Importantly, the purpose of a preliminary injunction is "to preserve the relative positions of the parties until a trial on the merits can be held." University of Texas v. Camenisch, 451 U.S. 390, 395 (1981). Accordingly, the preliminary injunctive relief sought must relate to the claims pending in the underlying lawsuit. A motion for preliminary injunction is not a proper avenue to pursue additional claims or name additional defendants. The Court notes the Plaintiff is seeking preliminary injunctive relief from parties not named in the complaint. As such, to the extent that Plaintiff seeks relief from individuals not a party to this action, Plaintiff's motion is improper. To the extent Plaintiff seeks preliminary injunctive relief from Defendants named in his original complaint, and subsequent amended complaints, the Court is only concerned with Defendants named in the operative complaint, Plaintiff's second amended complaint. Plaintiff has not alleged any particular actions undertaken by Defendants that relate to the claims currently pending in this lawsuit and present him with a threat of irreparable harm. The Court notes that in his motion Plaintiff indicated he "wrote Warden Butler requesting to be moved out of this cell house"; however, Plaintiff failed to provide any particular details about when and why this occurred or how it may cause him imminent harm. Plaintiff does not specifically mention any other named Defendant in his motion for preliminary injunction. Because Plaintiff has failed to set forth any evidence establishing that he is in imminent harm due to Defendants' actions, he has failed to meet his burden to demonstrate that a preliminary injunction is warranted.

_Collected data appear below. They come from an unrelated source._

     if (SPT_SAMPLER_SKIP0 && __popcll(needm) <= 32) {
         r = mk(0.f, 0.f, 0.f);
         pend = needm;
-        jb = 0;
     } else {
-        uint64_t t = st0;
+        uint64_t t = S;
         r.x = uniform(t, -0.5f, 0.5f);
         r.y = uniform(t, -0.5f, 0.5f);
         r.z = uniform(t, -0.5f, 0.5f);
         pend = __ballot(need && lensq(r) < 0.25f);
-        jb = 1;
-    }
-    const uint32_t s_lo = (uint32_t)st0, s_hi = (uint32_t)(st0 >> 32);
+        if (need) S = t;
+    }
     if (SPT_DIAG && rounds) rounds[0] += 1;
 #if SPT_DIAG
     const unsigned long long t_in = __builtin_amdgcn_s_memtime();
 #endif
-#if SPT_SAMPLER_EVEN
-    if (jb != 0u) jacc = __builtin_amdgcn_inverse_ballot_w64(pend) ? 1u : 0u;
     while (pend != 0ull) {
         if (SPT_DIAG && rounds) rounds[1] += 1;
         const DealRule dr = kDealTable.e[__popcll(pend)];
         const bool is_p = __builtin_amdgcn_inverse_ballot_w64(pend);
         const uint32_t rank = lane_rank(pend);
-        if (is_p) lds[rank] = (jacc << 6) | lane;
+        if (is_p) ids[rank] = (uint8_t)lane;
         uint32_t pidx, tt;
         deal_lane(dr, lane, pidx, tt);
-        const uint32_t w = lds[pidx];
-        const uint32_t src = w & 63u;
-        const uint32_t h_lo = (uint32_t)__shfl((int)s_lo, (int)src), h_hi = (uint32_t)__shfl((int)s_hi, (int)src);
-        uint64_t b = (((uint64_t)h_hi << 32) | h_lo) + (uint64_t)(3u * ((w >> 6) + tt)) * kGamma;
+        const uint32_t src = ids[pidx];
+        const uint32_t h_lo = (uint32_t)__shfl((int)(uint32_t)S, (int)src);
+        const uint32_t h_hi = (uint32_t)__shfl((int)(uint32_t)(S >> 32), (int)src);
+        typedef uint32_t u32x2 __attribute__((ext_vector_type(2)));
+        const u32x2 hv = {h_lo, h_hi};
+        uint64_t b = __builtin_bit_cast(uint64_t, hv) + steps[tt];
         f3 c;
         c.x = uniform(b, -0.5f, 0.5f);
         c.y = uniform(b, -0.5f, 0.5f);
@@ -865,42 +866,11 @@
         const uint32_t from = found ? start + tstar : lane;
         const float rx = __shfl(c.x, (int)from), ry = __shfl(c.y, (int)from), rz = __shfl(c.z, (int)from);
         if (found) r = mk(rx, ry, rz);
-        if (is_p) jacc += tstar < cnt ? tstar : cnt;
-        pend = __ballot(is_p && !found);
-    }
-#else
-    while (pend != 0ull) {
-        if (SPT_DIAG && rounds) rounds[1] += 1;
-        const uint32_t np = (uint32_t)__popcll(pend);
-        uint32_t lg = np <= 4u ? 4u : (uint32_t)__builtin_clz(np - 1u) - 26u;
-        lg = lg > 4u ? 4u : lg;
-        const bool is_p = __builtin_amdgcn_inverse_ballot_w64(pend);
-        const uint32_t rank = lane_rank(pend);
-        if (is_p) lds[rank] = lane;
-        const uint32_t pidx = lane >> lg, tt = lane & ((1u << lg) - 1u);
-        const bool valid = pidx < np;
-        const uint32_t src = lds[valid ? pidx : 0u];
-        const uint32_t h_lo = (uint32_t)__shfl((int)s_lo, (int)src), h_hi = (uint32_t)__shfl((int)s_hi, (int)src);
-        uint64_t b = (((uint64_t)h_hi << 32) | h_lo) + (uint64_t)(3u * (jb + tt)) * kGamma;
-        f3 c;
-        c.x = uniform(b, -0.5f, 0.5f);
-        c.y = uniform(b, -0.5f, 0.5f);
-        c.z = uniform(b, -0.5f, 0.5f);
-        const unsigned long long acc = __ballot(valid && !(lensq(c) < 0.25f));
-        const uint32_t seg = is_p ? (uint32_t)(acc >> (rank << lg)) & ((1u << (1u << lg)) - 1u) : 0u;
-        const bool found = seg != 0u;
-        const uint32_t tstar = found ? (uint32_t)__builtin_ctz(seg) : 0u;
-        const uint32_t from = found ? (rank << lg) + tstar : lane;
-        const float rx = __shfl(c.x, (int)from), ry = __shfl(c.y, (int)from), rz = __shfl(c.z, (int)from);
-        if (found) {
-            r = mk(rx, ry, rz);
-            jacc = jb + tstar;
-        }
-        pend = __ballot(is_p && !found);
-        jb += 1u << lg;
-    }
-#endif
-    if (need) st = st0 + (uint64_t)(3u * (jacc + 1u)) * kGamma;
+        const uint32_t adv = is_p ? (tstar < cnt ? tstar + 1u : cnt) : 0u;
+        S += steps[adv];
+        pend &= ~__ballot(tstar < cnt);
+    }
+    st = S;
 #if SPT_DIAG
     if (rounds) rounds[2] += __builtin_amdgcn_s_memtime() - t_in;
 #endif
@@ -1056,7 +1026,7 @@
 template <bool KARG, bool WT, bool SAMPLER>
 __device__ __forceinline__ void shade_step_body(const RenderArgs &a, Path &ps, const Hit &h, bool act,
                                                 unsigned long long &done, unsigned long long &dropped, uint32_t *lds,
-                                                unsigned long long *diag_rounds)
+                                                const uint64_t *steps, unsigned long long *diag_rounds)
 {
     const float4 *__restrict__ hit = a.scene.accel.slots;
     const float4 *__restrict__ shade = a.scene.shade;
@@ -1102,10 +1072,10 @@
         }
     }
     bool spec_event = false;
-    const f3 rv_coop = SAMPLER ? coop_ball_vector(ps.st, scatter, lds, diag_rounds) : opaque_v3(mk(0.1f, 0.2f, 0.3f));
+    const f3 rv_coop = SAMPLER ? coop_ball_vector(ps.st, scatter, lds, steps, diag_rounds) : opaque_v3(mk(0.1f, 0.2f, 0.3f));
     if ((SPT_DUP & 2) && SAMPLER) {
         uint64_t st2 = opaque_v(ps.st);
-        const f3 r2 = coop_ball_vector(st2, opaque_v(scatter ? 1u : 0u) != 0u, lds);
+        const f3 r2 = coop_ball_vector(st2, opaque_v(scatter ? 1u : 0u) != 0u, lds, steps);
         sink_v(r2.x);
         sink_v(r2.y);
         sink_v(r2.z);
@@ -1149,7 +1119,7 @@
 template <bool KARG = false, bool WT = false>
 __device__ __forceinline__ void shade_step(const RenderArgs &a, Path &ps, const Hit &h, bool act,
                                            unsigned long long &done, unsigned long long &dropped, uint32_t *lds,
-                                           unsigned long long *diag_rounds = nullptr)
+                                           const uint64_t *steps, unsigned long long *diag_rounds = nullptr)
 {
     if (SPT_DUP & 128) {
         Path p2 = ps;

For the foregoing reasons, it is RECOMMENDED that Plaintiff's Motion for Preliminary Injunction (Doc. 63) be DENIED, and that the Court adopt the foregoing findings of fact and conclusions of law.

Pursuant to 28 U.S.C. § 636(b)(1) and SDIL-LR 73.1(b), the parties shall have fourteen days (14) days after service of this Report and Recommendation to file written objections thereto. The failure to file a timely objection may result in the waiver of the right to challenge this Report and Recommendation before either the District Court or the Court of Appeals. Snyder v. Nolen, 380 F.3d 279, 284 (7th Cir. 2004); United States v. Hernandez-Rivas, 348 F.3d 595, 598 (7th Cir. 2003).